# [Instructions to follow]
Please write each entry out again exactly as shown.

Excerpts from a dataset
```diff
diff --git a/super_gradients_amd/training/models/detection_models/yolo_nas/yolo_stages.py b/super_gradients_amd/training/models/detection_models/yolo_nas/yolo_stages.py
--- a/super_gradients_amd/training/models/detection_models/yolo_nas/yolo_stages.py
+++ b/super_gradients_amd/training/models/detection_models/yolo_nas/yolo_stages.py
@@ -14,6 +14,7 @@
 from .....modules.qarepvgg_block import QARepVGGBlock
 
 _DALPHA_SYNC = os.environ.get("SGX_DALPHA_SYNC", "0") == "1"
+_DALPHA_IN_REDUCE = os.environ.get("SGX_DALPHA_IN_REDUCE", "1") != "0" and not _DALPHA_SYNC
 
 
 def _empty(n, h, w, c, like):
@@ -62,7 +63,10 @@
         x, self._x = self._x, None
         a, a_dev = self._alpha()
         joined = None
-        if a_dev is not None:
+        dalpha = None
+        if a_dev is not None and _DALPHA_IN_REDUCE and isinstance(self.cv2, QARepVGGBlock) and self.cv2.folds_dalpha():
+            dalpha = (x, self.alpha.grad)
+        elif a_dev is not None:
             net = getattr(self, "_net", None)
             d_alpha = lambda: K.dot_sum(x, dz, self.alpha.grad, accumulate=True)
             if _DALPHA_SYNC and net is not None and net.side_stream is not None:
@@ -71,7 +75,12 @@
                 joined = net.fork_branch(d_alpha, backward=True, lane=1, queues_wgrads=False)[1]
             else:
                 d_alpha()
-        dmid = self.cv2.bwd(dz, dx_req=self._mid_req())
+        if dalpha is not None:
+            dmid = self.cv2.bwd(dz, dx_req=self._mid_req(), dalpha=dalpha)
+            if not self.cv2.dalpha_taken:
+                K.dot_sum(x, dz, self.alpha.grad, accumulate=True)
+        else:
+            dmid = self.cv2.bwd(dz, dx_req=self._mid_req())
         if isinstance(self.cv1, QARepVGGBlock):
             dx = self.cv1.bwd(dmid, dx_out=dx_out, accumulate=accumulate, addend=addend, addend2=dz, addend2_scale=a_dev if a_dev is not None else a,
                               dx_req=dx_req)
```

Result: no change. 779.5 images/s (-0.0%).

# [Problem solution]
```diff
diff --git a/super_gradients_amd/training/models/detection_models/yolo_nas/yolo_stages.py b/super_gradients_amd/training/models/detection_models/yolo_nas/yolo_stages.py
--- a/super_gradients_amd/training/models/detection_models/yolo_nas/yolo_stages.py
+++ b/super_gradients_amd/training/models/detection_models/yolo_nas/yolo_stages.py
@@ -14,6 +14,7 @@
 from .....modules.qarepvgg_block import QARepVGGBlock
 
 _DALPHA_SYNC = os.environ.get("SGX_DALPHA_SYNC", "0") == "1"
+_DALPHA_IN_REDUCE = os.environ.get("SGX_DALPHA_IN_REDUCE", "1") != "0" and not _DALPHA_SYNC
 
 
 def _empty(n, h, w, c, like):
@@ -62,7 +63,10 @@
         x, self._x = self._x, None
         a, a_dev = self._alpha()
         joined = None
-        if a_dev is not None:
+        dalpha = None
+        if a_dev is not None and _DALPHA_IN_REDUCE and isinstance(self.cv2, QARepVGGBlock) and self.cv2.folds_dalpha():
+            dalpha = (x, self.alpha.grad)
+        elif a_dev is not None:
             net = getattr(self, "_net", None)
             d_alpha = lambda: K.dot_sum(x, dz, self.alpha.grad, accumulate=True)
             if _DALPHA_SYNC and net is not None and net.side_stream is not None:
@@ -71,7 +75,12 @@
                 joined = net.fork_branch(d_alpha, backward=True, lane=1, queues_wgrads=False)[1]
             else:
                 d_alpha()
-        dmid = self.cv2.bwd(dz, dx_req=self._mid_req())
+        if dalpha is not None:
+            dmid = self.cv2.bwd(dz, dx_req=self._mid_req(), dalpha=dalpha)
+            if not self.cv2.dalpha_taken:
+                K.dot_sum(x, dz, self.alpha.grad, accumulate=True)
+        else:
+            dmid = self.cv2.bwd(dz, dx_req=self._mid_req())
         if isinstance(self.cv1, QARepVGGBlock):
             dx = self.cv1.bwd(dmid, dx_out=dx_out, accumulate=accumulate, addend=addend, addend2=dz, addend2_scale=a_dev if a_dev is not None else a,
                               dx_req=dx_req)
```

Result: no change. 779.5 images/s (-0.0%).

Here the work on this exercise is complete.